I must be being really thick or something, but I'm struggling to find a product that will let me mount a tablet or laptop to a tripod leg so I can shoot tethered.

I can find bits here, and components there and it's not entirely clear if they are compatible with each other. It seems like there aren't any complete all-in-one solutions.

As I say, I must be missing something, because it's an obvious thing to want to do and it must have been done before. I must be Googling for the wrong thing.

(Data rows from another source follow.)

hipError_t pk_decode(hipStream_t st, int n, const uint8_t* pk, uint32_t stride, const uint32_t* pk_len, uint32_t* pts,
                     int32_t* err, const uint32_t* tab, const uint8_t* tab_ok, uint32_t tab_n);
hipError_t pk_validate(hipStream_t st, int n, const uint8_t* pk, uint32_t len, uint32_t* pts, int32_t* err);
hipError_t pk_keyvalidate(hipStream_t st, int n, const int32_t* keys, const uint8_t* pk, const uint32_t* pk_len,
                          int32_t* code);
hipError_t pk_keyvalidate_apply(hipStream_t st, int n, const int32_t* sets, const int32_t* code, int32_t* set_err);
hipError_t pk_gather_aff(hipStream_t st, int n, const uint8_t* pk, uint32_t stride, const uint32_t* pk_len, uint32_t* pts,
                         uint8_t* inf, int32_t* err, const uint32_t* tab, const uint8_t* tab_ok, uint32_t tab_n);
hipError_t pk_agg_seg(hipStream_t st, int n_chunks, int ips_log2, const int32_t* chunks, const uint8_t* pk, uint32_t stride,
                      const uint32_t* pk_len, int32_t* err, const uint32_t* tab, const uint8_t* tab_ok, uint32_t tab_n,
                      uint32_t* dst, uint32_t* tmp);
hipError_t pk_agg_bits(hipStream_t st, int n_pairs, const int32_t* pair_set, const int32_t* plan, const uint32_t* bits,
                       const uint32_t* cm_idx, const uint32_t* cm_off, const uint32_t* cm_sum, const uint32_t* tab,
                       const uint8_t* tab_ok, uint32_t tab_n, uint32_t* dst);
hipError_t pk_agg_bits_multi(hipStream_t st, int n_pairs, const int32_t* pair_set, const int32_t* set_plan,
                             const int32_t* part_plan, const uint32_t* bits, const uint32_t* cm_idx, const uint32_t* cm_off,
                             const uint32_t* cm_sum, const uint32_t* tab, const uint8_t* tab_ok, uint32_t tab_n,
                             uint32_t* dst);
struct AggTreeArgs {
  int L = 0, T = 1;
  int64_t n_c0 = 0, N0 = 0;
  const int32_t* blk_set = nullptr;
  const int32_t* set_o0 = nullptr;
  const int32_t* set_len = nullptr;
  const int32_t* set_pk0 = nullptr;
  const uint8_t* pk = nullptr;
  uint32_t stride = 0;
  const uint32_t* pk_len = nullptr;
  int32_t* pk_err = nullptr;
  const uint32_t* tab = nullptr;
  const uint8_t* tab_ok = nullptr;
  uint32_t tab_n = 0;
  uint32_t* pts = nullptr;
  uint8_t* inf = nullptr;
  uint32_t* pre[2] = {nullptr, nullptr};
  uint32_t* cinv[2] = {nullptr, nullptr};
  uint8_t* flag[2] = {nullptr, nullptr};
};
hipError_t agg_leaf(hipStream_t st, const AggTreeArgs& a);
hipError_t agg_step(hipStream_t st, const AggTreeArgs& a, int t);
hipError_t agg_final(hipStream_t st, const AggTreeArgs& a, int n_sets, const int32_t* src, uint32_t* agg);
hipError_t pk_scale(hipStream_t st, int n, const uint32_t* agg, const uint64_t* rnd, uint32_t* Pp, uint32_t* zP,
                    uint8_t* pinf);
hipError_t pk_affine(hipStream_t st, int n, const uint32_t* Pp, const uint32_t* zinv, uint32_t* P);
hipError_t pk_mask(hipStream_t st, int n, const uint32_t* Pp, const int32_t* err, const uint8_t* pinf, uint32_t* out);
hipError_t g1p_affine_inv(hipStream_t st, int n, const uint32_t* Pp, uint32_t* P, uint8_t* pinf);
hipError_t g1p_to_bytes(hipStream_t st, int n, const uint32_t* pts, uint8_t* out96);
hipError_t sk_to_pk(hipStream_t st, int n, const uint8_t* sks, uint8_t* out96);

Can you suggest some solutions and products please? Once I'm looking in the right places for the right things, I'm sure a bit of research will unearth something that best suits my needs.


----------



## Don Haines (Mar 24, 2015)

There are lots out there....

http://www.bhphotovideo.com/c/buy/Tablet-Mounts-Stands/ci/24415/N/3943306068


----------



## candyman (Mar 24, 2015)

This is the one I use:


http://www.bhphotovideo.com/c/product/823646-REG/Tripad_TR549_Tripod_Mountable_Workspace_with.html


It is stable and holds a 17inch laptop


----------



## Mt Spokane Photography (Mar 27, 2015)

I use a Manfrotto 311K that I bought several years ago. There may be less expensive ones available.

http://www.bhphotovideo.com/c/product/555507-REG/Manfrotto_311K_311K_Video_Monitor_Holder.html

It clamps onto a tripod leg, and can be adjusted to almost any angle.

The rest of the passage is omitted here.